Hard Times

on Tuesday, March 10, 2009
Hardly a day goes by anymore when I don't ask myself, "Where are we going and why are we in this handbasket?" Just when I think I can wrap my mind around it, or even come close to it, I discover that it is actually much worse than I thought.

There are so many things falling into the "even worse than I thought" category that now I'm just lumping them all together: the economy, muscle spasms, the unfathomable depths of corporate greed and callousness, the state of my 401K. Part of my personal pathology is that I feel overwhelmed very easily. And lately I have been feeling intensely overwhelmed.

Rather than listing all of the contributing factors, though, I want to list all the things I tell my friends when they ask the handbasket question, the things I try to tell myself, although I don't always manage to get through.

Juliana of Norwich, medieval mystic:
All will be well, and all will be well, and all manner of thing will be well.
This is the long, long, long view. Ultimately, everything will be fine. All the crises and weights and conundrums will ultimately come to naught. At the very bottom and at the very core of everything, there is goodness, light, truth, beauty, justice, joy, and most of all, love. And because of that, "All will be well, and all will be well, and all manner of thing will be well."

Haldir, elf of Lothlorien (from J.R.R. Tolkien's Lord of the Rings):
The world is indeed full of peril, and in it there are many dark places; but still there is much that is fair, and though in all lands love is now mingled with grief, it grows perhaps the greater.
True, there is great evil afoot. Evil is rampant in the world and having a heyday. But don't let it steal the show. Evil is always noisier, flashier, and more demanding. Good is quieter, steadier, stronger, content to work for the broader long-term benefit. If you sit quietly in the morning light, you can smell it. It is very powerful and available to all who seek it.

Despair can have its own deadly allure, but it is a great deceiver, because good is always more powerful and more enduring than evil. Always.

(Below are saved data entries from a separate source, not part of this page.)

# meg89/bevfusion_multimodal_3d_object_detection

Measured on AMD Instinct MI355X. Metric: BEV frames/sec (6-cam+LiDAR, 128x128 BEV), higher is better.
Workload: dtype fp32; 1 GPU; camera+LiDAR, 6x900x1600 images + 35k-point sweep, BEV 128x128; batch_per_gpu=8, parallelism=replicas x1, conv_kernels=wino, weights=random-init (synthetic, seeded), launch=eager, mode=inference forward -> 5 head tensors

## Files before the change

### bevfusion_multimodal_3d_object_detection_amd/_lib.py

```python
from __future__ import annotations

import ctypes as C
import os
from typing import Optional, Sequence

import torch

_HERE = os.path.dirname(os.path.abspath(__file__))
LIB_PATH = os.path.join(_HERE, "csrc", "libbevf_hip.so")


class BevfError(RuntimeError):
    pass


class ConvDesc(C.Structure):
    _fields_ = [("x", C.c_void_p), ("w", C.c_void_p), ("scale", C.c_void_p), ("shift", C.c_void_p),
                ("res", C.c_void_p), ("y", C.c_void_p), ("colmax", C.c_void_p)] + \
               [(n, C.c_int32) for n in ("N", "H", "W", "Cin", "x_cs", "Ho", "Wo", "Cout", "y_cs", "res_cs",
                                         "KH", "KW", "stride", "pad", "relu", "rows_per_group", "tile")] + \
               [(n, C.c_void_p) for n in ("stats", "stats_pivot", "bnb_x", "bnb_y", "bnb_mean", "bnb_invstd", "bnb_gamma",
                                          "bnb_beta")]


# ... 100 lines not shown
    "bevf_pillar_moments_f32": (C.c_int, [C.POINTER(PillarGeom)] + [C.c_void_p] * 4 + [C.c_int, C.c_float, C.c_float] +
                                [C.c_void_p] * 10),
    "bevf_pillar_pfn_backward_f32": (C.c_int, [C.POINTER(PillarGeom)] + [C.c_void_p] * 10 + [C.c_int] * 2 + [C.c_void_p] * 6),
    "bevf_resize_normalize_u8": (C.c_int, [C.c_void_p] * 2 + [C.c_int] * 5 + [C.c_void_p] * 2 + [C.c_int] + [C.c_void_p] * 2 +
                                 [C.c_int] + [C.POINTER(C.c_float)] * 2 + [C.c_void_p]),
    "bevf_lidar_filter_pad_f32": (C.c_int, [C.c_void_p] * 5 + [C.c_int] * 3 + [C.POINTER(C.c_float), C.c_void_p]),
    "bevf_resample_tables_box_f64": (C.c_int, [C.c_void_p] + [C.c_int] * 7 + [C.c_void_p] * 5),
    "bevf_resize_crop_u8": (C.c_int, [C.c_void_p] * 3 + [C.c_int] * 5 + [C.c_void_p] * 2 + [C.c_int] + [C.c_void_p] * 2 + [C.c_int] +
                            [C.c_void_p]),
    "bevf_jitter_flip_normalize_u8": (C.c_int, [C.c_void_p] * 5 + [C.c_int] * 3 + [C.POINTER(C.c_float)] * 2 + [C.c_void_p]),
    "bevf_points_affine_work_floats": (C.c_size_t, [C.c_int] * 3),
    "bevf_points_affine_filter_pad_f32": (C.c_int, [C.c_void_p] * 6 + [C.c_int] * 6 + [C.POINTER(C.c_float), C.c_void_p]),
    "bevf_points_affine_f32": (C.c_int, [C.c_void_p] * 3 + [C.c_float] + [C.c_int] * 5 + [C.c_void_p]),
    "bevf_boxes_affine_f32": (C.c_int, [C.c_void_p] * 5 + [C.c_int] * 3 + [C.c_void_p]),
    "bevf_split_weights_f32x3": (C.c_int, [C.c_void_p, C.c_void_p, C.c_size_t, C.c_void_p]),
    "bevf_conv2d_nhwc_f32x3": (C.c_int, [C.POINTER(ConvDesc), C.c_void_p]),
    "bevf_conv2d_nhwc_bf16": (C.c_int, [C.POINTER(ConvDesc), C.c_void_p]),
    "bevf_conv3x3_pack_elems": (C.c_size_t, [C.c_int] * 2),
    "bevf_conv3x3_bf16_ct": (C.c_int, [C.c_int]),
    "bevf_conv3x3_pack_bf16": (C.c_int, [C.c_void_p] * 2 + [C.c_int] * 2 + [C.c_void_p]),
    "bevf_conv3x3_bf16": (C.c_int, [C.POINTER(ConvDesc), C.c_void_p]),
    "bevf_debug_conv3x3_stamps": (C.c_int, [C.c_void_p]),
    "bevf_debug_wino_stamps": (C.c_int, [C.c_void_p]),
    "bevf_stem_pack_bf16": (C.c_int, [C.c_void_p] * 3),
    "bevf_stem_conv7x7_bf16mma": (C.c_int, [C.c_void_p] * 5 + [C.c_int] * 4 + [C.c_void_p]),
    "bevf_stem_pool_bf16mma": (C.c_int, [C.c_void_p] * 5 + [C.c_int] * 3 + [C.c_void_p]),
    "bevf_stem_conv7x7_bf16out": (C.c_int, [C.c_void_p] * 5 + [C.c_int] * 4 + [C.c_void_p]),
    "bevf_maxpool3x3s2_nhwc_bf16": (C.c_int, [C.c_void_p] * 2 + [C.c_int] * 4 + [C.c_void_p]),
    "bevf_pointwise_smallk_bf16out": (C.c_int, [C.c_void_p] * 5 + [C.c_int] * 4 + [C.c_void_p]),
    "bevf_linear_bf16w": (C.c_int, [C.c_void_p] * 4 + [C.c_int] * 7 + [C.c_void_p]),
    "bevf_cam_mean_bf16": (C.c_int, [C.c_void_p] * 2 + [C.c_int] * 4 + [C.c_void_p]),
    "bevf_bilinear_nhwc_bf16": (C.c_int, [C.c_void_p] * 2 + [C.c_int] * 8 + [C.c_void_p]),
    "bevf_broadcast_nhwc_bf16": (C.c_int, [C.c_void_p] * 2 + [C.c_int] * 4 + [C.c_void_p]),
    "bevf_expand_border_classes_bf16": (C.c_int, [C.c_void_p] * 2 + [C.c_int] * 5 + [C.c_void_p]),
    "bevf_head_tail_bf16": (C.c_int, [C.POINTER(HeadDesc), C.c_void_p]),
    "bevf_conv_pixtab_bytes": (C.c_size_t, [C.c_int] * 7),
    "bevf_conv_pixtab": (C.c_int, [C.c_void_p] + [C.c_int] * 8 + [C.c_void_p]),
    "bevf_conv2d_wgrad_f32": (C.c_int, [C.POINTER(WgradDesc), C.c_void_p]),
    "bevf_wino_wgrad_workspace_floats": (C.c_size_t, [C.c_int] * 5),
    "bevf_wino_wgrad_table_bytes": (C.c_size_t, [C.c_int] * 3),
    "bevf_wino_wgrad_table": (C.c_int, [C.c_void_p] + [C.c_int] * 5 + [C.c_void_p]),
    "bevf_conv3x3_wgrad_wino_f32": (C.c_int, [C.POINTER(WgradDesc), C.c_void_p, C.c_int, C.c_void_p]),
    "bevf_zero_stuff_nhwc_f32": (C.c_int, [C.c_void_p] * 2 + [C.c_int] * 7 + [C.c_void_p]),
    "bevf_stem_wgrad_f32": (C.c_int, [C.c_void_p] * 3 + [C.c_int] * 3 + [C.c_void_p]),
    "bevf_interleave2x2_nhwc_f32": (C.c_int, [C.c_void_p] * 4 + [C.c_int] * 4 + [C.c_void_p]),
    "bevf_bn_work_floats": (C.c_size_t, [C.c_int]),
# ... 1143 lines not shown
```

### bevfusion_multimodal_3d_object_detection_amd/csrc/conv_wino.hip

```cpp
#include "wino_common.h"

namespace {

struct WinoArgs {
  const float* x;
  const float* u;
  const float* scale;
  const float* shift;
  const float* res;
  float* y;
  float* stats;
  const float* pivot;
  const float *bnb_x, *bnb_y, *bnb_mean, *bnb_invstd, *bnb_gamma, *bnb_beta;
  int N, H, W, Cin, x_cs, Cout, y_cs, res_cs;
  int TBY, TBX, nct;
  int HS, SB;
  unsigned div_mul;
  unsigned long long* stamps;
};

constexpr int kWinoStamps = 6;

constexpr int PITCH = 36;
constexpr int PDMA = 12;
constexpr int PATCH_FLOATS = 4 * PDMA * 64 * 4;
constexpr int BG_FLOATS = 16 * 4 * 16 * 8;
constexpr int LDS_BYTES = (2 * PATCH_FLOATS + 2 * BG_FLOATS) * 4;
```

Another quotation from the Lord of the Rings, this time from the movie, The Two Towers:
Frodo: I can't do this, Sam.
Sam: I know. It's all wrong. By rights we shouldn't even be here. But we are. It's like in the great stories, Mr. Frodo. The ones that really mattered. Full of darkness and danger, they were. And sometimes you didn't want to know the end. Because how could the end be happy? How could the world go back to the way it was when so much bad had happened? But in the end, it's only a passing thing, this shadow. Even darkness must pass. A new day will come. And when the sun shines it will shine out the clearer. Those were the stories that stayed with you. That meant something, even if you were too small to understand why. But I think, Mr. Frodo, I do understand. I know now. Folk in those stories had lots of chances of turning back, only they didn't. They kept going. Because they were holding on to something.
Frodo: What are we holding onto, Sam?
Sam: That there's some good in this world, Mr. Frodo... and it's worth fighting for.
In the end, it's only a passing thing, this shadow. Ah, Samwise the brave and wise, the most fiercely loyal of friends. You could do worse than use Sam as a role model. There is indeed some good in this world, and it is most definitely worth fighting for.

This morning I was feeling, well, you know, overwhelmed and a bit blue. And a dear friend sent me a link to this video. It totally transformed my perspective. As she told me, "It's long but worth it."

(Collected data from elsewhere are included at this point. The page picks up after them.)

int32_t enqueue_impl(ilcc_handle* h, int si, hipStream_t s, const float4* d_xyzi, const uint64_t* offsets, uint32_t n_frames,
                     const float* d_clicks, bool front_only, bool no_crop) {
  Slot& sl = h->slots[si];
  uint64_t max_n = 0;
  for (uint32_t f = 0; f < n_frames; ++f) max_n = std::max<uint64_t>(max_n, offsets[f + 1] - offsets[f]);
  uint32_t chunks = (uint32_t)((max_n + kCropChunk - 1) / kCropChunk);
  if (chunks == 0) chunks = 1;
  if ((uint64_t)chunks * n_frames > (uint64_t)h->crop_chunks_cap) {
    h->err = "crop chunk table too small for this (very ragged) batch";
    return ILCC_CAPACITY;
  }
  sl.off.assign(offsets, offsets + n_frames + 1);
  sl.n_frames = n_frames;
  std::memcpy(sl.h_off, sl.off.data(), sizeof(uint64_t) * (n_frames + 1));
  HIP_TRY(h, hipMemcpyAsync(sl.d_off, sl.h_off, sizeof(uint64_t) * (n_frames + 1), hipMemcpyHostToDevice, s));
  Ctx c = make_ctx(h, sl, d_xyzi, d_clicks, n_frames, chunks);
  HIP_TRY(h, hipEventRecord(sl.ev[kEvStart], s));
  if (!no_crop) {
    launch_roi_crop(c, s, sl.ev[kEvCropCounted], !h->separate_launches && n_frames >= (uint32_t)kCropFrameMinFrames);
    HIP_TRY(h, hipEventRecord(sl.ev[kEvCropped], s));
    launch_cluster(c, s);
  } else {
    c.p.cluster_tol = c.p.online_cluster_tol;
    c.wide = 1u;
    Ctx t1 = c;
    t1.online_tier = 1u;
    t1.online_window = 1.25f;
    t1.p.roi_half[0] = t1.p.roi_half[1] = t1.p.roi_half[2] = (double)t1.online_window;
    t1.cluster_bits = cluster_bits_online();
    launch_roi_crop(t1, s, sl.ev[kEvCropCounted]);
    HIP_TRY(h, hipEventRecord(sl.ev[kEvCropped], s));
    launch_cluster(t1, s);
    Ctx t2 = c;
    t2.online_tier = 2u;
    t2.p.roi_half[0] = t2.p.roi_half[1] = t2.p.roi_half[2] = (double)INFINITY;
    launch_roi_crop(t2, s, nullptr);
    launch_cluster(t2, s);
    HIP_TRY(h, hipMemcpyAsync(sl.h_online, sl.d_flags, sizeof(uint32_t) * n_frames, hipMemcpyDeviceToHost, s));
    HIP_TRY(h, hipMemcpyAsync(sl.h_online + h->max_frames, sl.d_nfinite, sizeof(uint32_t) * n_frames, hipMemcpyDeviceToHost, s));
  }
  HIP_TRY(h, hipEventRecord(sl.ev[kEvClustered], s));
  sl.grid = !front_only && h->p.solver == ILCC_SOLVER_GRID;
  const bool one_launch = !h->separate_launches && front_end_fusable(c);
  if (one_launch) {
    launch_front_end(c, s, sl.grid);
    HIP_TRY(h, hipEventRecord(sl.ev[kEvPlane], s));
  } else {
    launch_ransac_plane(c, s);
    HIP_TRY(h, hipEventRecord(sl.ev[kEvPlane], s));
    launch_plane_frame_hist(c, s);
  }
  HIP_TRY(h, hipEventRecord(sl.ev[kEvLabelled], s));
  if (sl.grid) {
    const int32_t st = enqueue_grid_search(h, sl, c, s, n_frames, true, one_launch);
    if (st != ILCC_OK) return st;
  }
  HIP_TRY(h, hipEventRecord(sl.ev[kEvSearched], s));
  if (!front_only) {
    if (sl.grid) {
      launch_pattern_refine_corners(c, s);
    } else {
      launch_refine_corners(c, s);
    }
  }
  HIP_TRY(h, hipEventRecord(sl.ev[kEvEnd], s));
  HIP_TRY(h, hipGetLastError());
  sl.compact = h->result_mode == ILCC_RESULTS_COMPACT;
  sl.rec_corners = board_corners(h->p);
  if (sl.compact) {
    launch_pack_records(sl.d_res, n_frames, sl.rec_corners, 0u, sl.h_rec_dev, s);
  } else {
    HIP_TRY(h, copy_results_trimmed(sl.h_res, sl.d_res, n_frames, sl.rec_corners, s));
  }
  launch_store_to_host(sl.d_iters, sl.h_iters_dev, sizeof(unsigned long long) * kBatchWords, s);
  HIP_TRY(h, hipGetLastError());
  HIP_TRY(h, hipEventRecord(sl.done, s));
  sl.busy = true;
  sl.online = no_crop;
  return ILCC_OK;
}

int32_t run_late(ilcc_handle* h, Slot& sl, hipStream_t s) {
  HIP_TRY(h, hipEventRecord(sl.late, s));
  HIP_TRY(h, hipEventSynchronize(sl.late));
  return ILCC_OK;
}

When Tom came home this afternoon, not long after I watched that video, I told him how awesome and wonderful he is. And then I sat him down to watch the video while I got ready to go. I heard him laughing while I was in the shower.

No matter where we're going, no matter how fast, no matter how directly downhill—no matter that we're in an overcrowded handbasket—we can still be kind and encourage each other and love each other and focus on the things that really matter. We can spread more joy, more love, more hilarity. And those are most definitely the things that are worth fighting for.